⟨
template <typename T, bool kPrefetch = true, int kFew = 0>
__device__ __forceinline__ void riccati_sweep(const SolveArgs& a, double* L, int n, int lane) {
  const DevParams& p = a.p;
  float* RS = static_cast<float*>(__builtin_assume_aligned(reinterpret_cast<float*>(L + a.lds.ric), 16));
  int* AMODE = reinterpret_cast<int*>(L + a.lds.mode);
  double* d = L + a.lds.d;
  const float* ARTF = reinterpret_cast<const float*>(L + a.lds.rt);
  const T w2 = (T)(2.0 * p.wt_n), wo2 = (T)(2.0 * p.wo_n), wterm2 = (T)(2.0 * p.wterm_o);
  const T wc2 = (T)((p.wc_n * p.wc_n) / (p.dt * p.dt));

  T V00 = (T)0.0, V01 = (T)0.0, V02 = (T)0.0, V11 = (T)0.0, V12 = (T)0.0, V22 = (T)0.0, v0 = (T)0.0, v1 = (T)0.0, v2 = (T)0.0;
  ric_f4 r0, r1, r2, r3, r4, r5, r6;
  if (kPrefetch) {
    const ric_f4* R4 = reinterpret_cast<const ric_f4*>(RS + kRicStage * (n - 1));
    r0 = R4[0]; r1 = R4[1]; r2 = R4[2]; r3 = R4[3]; r4 = R4[4]; r5 = R4[5]; r6 = R4[6];
  }
  for (int i = (kFew ? kFew : n) - 1; i >= 0; --i) {
    const bool first = kFew > 0 && i == 0;
    if (!kPrefetch) {
      const ric_f4* R4 = reinterpret_cast<const ric_f4*>(RS + kRicStage * i);
      r0 = R4[0]; r1 = R4[1]; r2 = R4[2]; r3 = R4[3]; r4 = R4[4]; r5 = R4[5]; r6 = R4[6];
    }
    const T px = r0.x, py = r0.y, rtx = r0.z, rty = r0.w;
    const T wxx = r1.x, wxy = r1.y, wyy = r1.z;
    const int flags = __builtin_amdgcn_readfirstlane((int)r1.w);
    const T c00 = r2.x, c01 = r2.y, c02 = r2.z, c11 = r2.w, c12 = r3.x, c22 = r3.y;
    const T gt0 = r4.x, gt1 = r4.y, gt2 = r4.z, gs0 = r4.w, gs1 = r5.x, gs2 = r5.y, e0 = r5.z, e1 = r5.w, e2 = r6.x;
    v0 += (T)r6.y; v1 += (T)r6.z;
    const T sy = (T)r6.w, sx = (T)ARTF[2 * i + 1];
    if (kPrefetch && i > 0) {
      const ric_f4* R4 = reinterpret_cast<const ric_f4*>(RS + kRicStage * (i - 1));
      r0 = R4[0]; r1 = R4[1]; r2 = R4[2]; r3 = R4[3]; r4 = R4[4]; r5 = R4[5]; r6 = R4[6];
    }
    const T S00 = V00 + w2 + wxx, S01 = V01 + wxy, S11 = V11 + w2 + wyy;
    const T S22 = V22 + wo2 + (i == n - 1 ? wterm2 : (T)0.0);
    const T M02 = ric_fma(-py, S00, ric_fma(px, S01, V02));
    const T M12 = ric_fma(-py, S01, ric_fma(px, S11, V12));
    const T M22 = ric_fma(-py, M02, ric_fma(px, M12, ric_fma(-py, V02, ric_fma(px, V12, S22))));
    const T Z02 = M02 + sy, Z12 = M12 - sx, Z22 = M22 - ric_fma(sx, px, sy * py);
    const T z0 = v0, z1 = v1, z2 = ric_fma(-py, v0, ric_fma(px, v1, v2));
    T k0 = (T)0.0, k1 = (T)0.0, k2 = (T)0.0, K00 = (T)0.0, K01 = (T)0.0, K02 = (T)0.0, K10 = (T)0.0, K11 = (T)0.0, K12 = (T)0.0,
      K20 = (T)0.0, K21 = (T)0.0, K22 = (T)0.0;
    bool tokink = false;
    int kase = flags & RF_CASE;
    if (flags & RF_KINK_OK) {
      const T q0 = gs0 + z0 + S00 * e0 + S01 * e1 + Z02 * e2;
      const T q1 = gs1 + z1 + S01 * e0 + S11 * e1 + Z12 * e2;
      const T q2 = gs2 + z2 + Z02 * e0 + Z12 * e1 + Z22 * e2;
      if (__builtin_amdgcn_readfirstlane((int)(q0 * q0 + q1 * q1 + q2 * q2 <= wc2))) { tokink = true; kase = RC_KINK; }
    }
    const T q0 = gt0 + z0, q1 = gt1 + z1, q2 = gt2 + z2;
    switch (kase) {
      case RC_FREE3: {
        const T Q00 = S00 + c00, Q01 = S01 + c01, Q02 = Z02 + c02, Q11 = S11 + c11, Q12 = Z12 + c12, Q22 = Z22 + c22;
        const T delta = ric_floor((T)1e-6 * ric_max(ric_mag(Q00), ric_max(ric_mag(Q11), ric_mag(Q22))));
        const T d0 = ric_pivot(Q00, delta), i0 = ric_rcp(d0);
        const T l10 = Q01 * i0, l20 = Q02 * i0;
        const T d1 = ric_pivot(Q11 - l10 * Q01, delta), i1 = ric_rcp(d1);
        const T h12 = Q12 - l20 * Q01;
        const T l21 = h12 * i1;
        const T d2 = ric_pivot(Q22 - l20 * Q02 - l21 * h12, delta), i2 = ric_rcp(d2);
#define NEO_RIC_SOLVE3(r0_, r1_, r2_, x0_, x1_, x2_)                                           \
        {                                                                                        \
          const T y0 = -(r0_), y1 = -(r1_) - l10 * y0, y2 = -(r2_) - l20 * y0 - l21 * y1;        \
          x2_ = y2 * i2;                                                                         \
          x1_ = y1 * i1 - l21 * x2_;                                                             \
          x0_ = y0 * i0 - l10 * x1_ - l20 * x2_;                                                 \
        }
        NEO_RIC_SOLVE3(q0, q1, q2, k0, k1, k2)
        if (first) break;
        NEO_RIC_SOLVE3(S00, S01, M02, K00, K10, K20)
        NEO_RIC_SOLVE3(S01, S11, M12, K01, K11, K21)
        NEO_RIC_SOLVE3(Z02, Z12, Z22, K02, K12, K22)
#undef NEO_RIC_SOLVE3
        v0 = z0 + S00 * k0 + S01 * k1 + M02 * k2;
        v1 = z1 + S01 * k0 + S11 * k1 + M12 * k2;
        v2 = z2 + Z02 * k0 + Z12 * k1 + Z22 * k2;
        V00 = S00 + S00 * K00 + S01 * K10 + M02 * K20;
        V01 = S01 + S00 * K01 + S01 * K11 + M02 * K21;
        V02 = M02 + S00 * K02 + S01 * K12 + M02 * K22;
        V11 = S11 + S01 * K01 + S11 * K11 + M12 * K21;
        V12 = M12 + S01 * K02 + S11 * K12 + M12 * K22;
        V22 = Z22 + Z02 * K02 + Z12 * K12 + Z22 * K22;
        break;
      }
      case RC_SLIDE_W:
      case RC_XY: {
        const bool bw = kase == RC_SLIDE_W;
        const T ax = bw ? rtx : (T)1.0, ay = bw ? rty : (T)0.0;
        const T Q00 = S00 + c00, Q01 = S01 + c01, Q11 = S11 + c11;
        const T Qa0 = ax * Q00 + ay * Q01, Qa1 = ax * Q01 + ay * Q11;
        const T haa = Qa0 * ax + Qa1 * ay;
        const T hab = bw ? ax * (Z02 + c02) + ay * (Z12 + c12) : Qa1;
        const T hbb = bw ? Z22 + c22 : Q11;
        const T ga = ax * q0 + ay * q1, gb = bw ? q2 : q1;
        const T Za0 = ax * S00 + ay * S01, Za1 = ax * S01 + ay * S11, Za2 = ax * Z02 + ay * Z12;
        const T Zb0 = bw ? M02 : S01, Zb1 = bw ? M12 : S11, Zb2 = bw ? Z22 : Z12;
        const T delta = ric_floor((T)1e-6 * ric_max(ric_mag(haa), ric_mag(hbb)));
        const T d0 = ric_pivot(haa, delta), i0 = ric_rcp(d0);
        const T l = hab * i0;
        const T d1 = ric_pivot(hbb - l * hab, delta), i1 = ric_rcp(d1);
        T ka, kb, Ka0, Ka1, Ka2, Kb0, Kb1, Kb2;
#define NEO_RIC_SOLVE2(ra_, rb_, xa_, xb_)                       \
        {                                                          \
          const T y0 = -(ra_), y1 = -(rb_) - l * y0;               \
          xb_ = y1 * i1;                                           \
          xa_ = y0 * i0 - l * xb_;                                 \
        }
        NEO_RIC_SOLVE2(ga, gb, ka, kb)
        if (first) {
          k0 = ax * ka; k1 = ay * ka;
          if (bw) k2 = kb; else k1 = kb;
          break;
        }
        NEO_RIC_SOLVE2(Za0, Zb0, Ka0, Kb0)
        NEO_RIC_SOLVE2(Za1, Zb1, Ka1, Kb1)
        NEO_RIC_SOLVE2(Za2, Zb2, Ka2, Kb2)
#undef NEO_RIC_SOLVE2
        v0 = z0 + Za0 * ka + Zb0 * kb; v1 = z1 + Za1 * ka + Zb1 * kb; v2 = z2 + Za2 * ka + Zb2 * kb;
        V00 = S00 + Za0 * Ka0 + Zb0 * Kb0; V01 = S01 + Za0 * Ka1 + Zb0 * Kb1; V02 = M02 + Za0 * Ka2 + Zb0 * Kb2;
        V11 = S11 + Za1 * Ka1 + Zb1 * Kb1; V12 = M12 + Za1 * Ka2 + Zb1 * Kb2; V22 = Z22 + Za2 * Ka2 + Zb2 * Kb2;
        k0 = ax * ka; k1 = ay * ka; K00 = ax * Ka0; K01 = ax * Ka1; K02 = ax * Ka2; K10 = ay * Ka0; K11 = ay * Ka1; K12 = ay * Ka2;
        if (bw) { k2 = kb; K20 = Kb0; K21 = Kb1; K22 = Kb2; }
        else { k1 = kb; K10 = Kb0; K11 = Kb1; K12 = Kb2; }
        break;
      }
      case RC_SLIDE: {
        const T Q00 = S00 + c00, Q01 = S01 + c01, Q11 = S11 + c11;
        const T haa = (rtx * Q00 + rty * Q01) * rtx + (rtx * Q01 + rty * Q11) * rty;
        const T i0 = -ric_rcp(ric_pivot(haa, ric_floor((T)1e-6 * ric_mag(haa))));
        const T Za0 = rtx * S00 + rty * S01, Za1 = rtx * S01 + rty * S11, Za2 = rtx * Z02 + rty * Z12;
        const T ka = (rtx * q0 + rty * q1) * i0, Ka0 = Za0 * i0, Ka1 = Za1 * i0, Ka2 = Za2 * i0;
        if (first) { k0 = rtx * ka; k1 = rty * ka; break; }
        v0 = z0 + Za0 * ka; v1 = z1 + Za1 * ka; v2 = z2 + Za2 * ka;
        V00 = S00 + Za0 * Ka0; V01 = S01 + Za0 * Ka1; V02 = M02 + Za0 * Ka2;
        V11 = S11 + Za1 * Ka1; V12 = M12 + Za1 * Ka2; V22 = Z22 + Za2 * Ka2;
        k0 = rtx * ka; k1 = rty * ka; K00 = rtx * Ka0; K01 = rtx * Ka1; K02 = rtx * Ka2; K10 = rty * Ka0; K11 = rty * Ka1; K12 = rty * Ka2;
        break;
      }
      case RC_W: {
        const T hbb = Z22 + c22;
        const T i0 = -ric_rcp(ric_pivot(hbb, ric_floor((T)1e-6 * ric_mag(hbb))));
        k2 = q2 * i0;
        if (first) break;
        K20 = M02 * i0; K21 = M12 * i0; K22 = Z22 * i0;
        v0 = z0 + M02 * k2; v1 = z1 + M12 * k2; v2 = z2 + Z22 * k2;
        V00 = S00 + M02 * K20; V01 = S01 + M02 * K21; V02 = M02 + M02 * K22;
        V11 = S11 + M12 * K21; V12 = M12 + M12 * K22; V22 = Z22 + Z22 * K22;
        break;
      }
      case RC_KINK:
        k0 = e0; k1 = e1; k2 = e2;
        if (first) break;
        v0 = z0 + S00 * k0 + S01 * k1 + M02 * k2;
        v1 = z1 + S01 * k0 + S11 * k1 + M12 * k2;
        v2 = z2 + Z02 * k0 + Z12 * k1 + Z22 * k2;
        V00 = S00; V01 = S01; V02 = M02; V11 = S11; V12 = M12; V22 = Z22;
        break;
      default:
        v0 = z0; v1 = z1; v2 = z2;
        V00 = S00; V01 = S01; V02 = M02; V11 = S11; V12 = M12; V22 = Z22;
        break;
    }
    if (lane == 0) {
      ric_f4* G4 = reinterpret_cast<ric_f4*>(RS + kRicStage * i + RS_GAIN);
      G4[0] = ric_f4{(float)K00, (float)K01, (float)K02, (float)K10};
      G4[1] = ric_f4{(float)K11, (float)K12, (float)K20, (float)K21};
      G4[2] = ric_f4{(float)K22, (float)k0, (float)k1, (float)k2};
      AMODE[4 * i + 3] = tokink ? 1 : 0;
    }
  }
  WAVE_SYNC();
  T z0 = (T)0.0, z1 = (T)0.0, z2 = (T)0.0;
  ric_f4 fs[kFew ? kFew : 1][4];
  if (kFew) {
    for (int i = 0; i < kFew; ++i) {
      const ric_f4* R4 = reinterpret_cast<const ric_f4*>(RS + kRicStage * i);
      fs[i][0] = R4[0]; fs[i][1] = R4[4]; fs[i][2] = R4[5]; fs[i][3] = R4[6];
    }
  }
  for (int i = 0; i < (kFew ? kFew : n); ++i) {
    const ric_f4* R4 = reinterpret_cast<const ric_f4*>(RS + kRicStage * i);
    const ric_f4 s0 = kFew ? fs[i][0] : R4[0], g0 = kFew ? fs[i][1] : R4[4], g1 = kFew ? fs[i][2] : R4[5], g2 = kFew ? fs[i][3] : R4[6];
    const T w0 = (T)g2.y + (T)g0.x * z0 + (T)g0.y * z1 + (T)g0.z * z2;
    const T w1 = (T)g2.z + (T)g0.w * z0 + (T)g1.x * z1 + (T)g1.y * z2;
    const T w2f = (T)g2.w + (T)g1.z * z0 + (T)g1.w * z1 + (T)g2.x * z2;
    if (lane == 0) { d[3 * i] = (double)w0; d[3 * i + 1] = (double)w1; d[3 * i + 2] = (double)w2f; }
    const T e0 = z0 + w0, e1 = z1 + w1, e2 = z2 + w2f;
    z0 = ric_fma(-(T)s0.y, e2, e0); z1 = ric_fma((T)s0.x, e2, e1); z2 = e2;
  }
  WAVE_SYNC();
}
⟩
**The problem:**
Pull out every line of the entries that includes the word "kRicStage".

**The completed task:**
    const ric_f4* R4 = reinterpret_cast<const ric_f4*>(RS + kRicStage * (n - 1));
      const ric_f4* R4 = reinterpret_cast<const ric_f4*>(RS + kRicStage * i);
      const ric_f4* R4 = reinterpret_cast<const ric_f4*>(RS + kRicStage * (i - 1));
      ric_f4* G4 = reinterpret_cast<ric_f4*>(RS + kRicStage * i + RS_GAIN);
      const ric_f4* R4 = reinterpret_cast<const ric_f4*>(RS + kRicStage * i);
    const ric_f4* R4 = reinterpret_cast<const ric_f4*>(RS + kRicStage * i);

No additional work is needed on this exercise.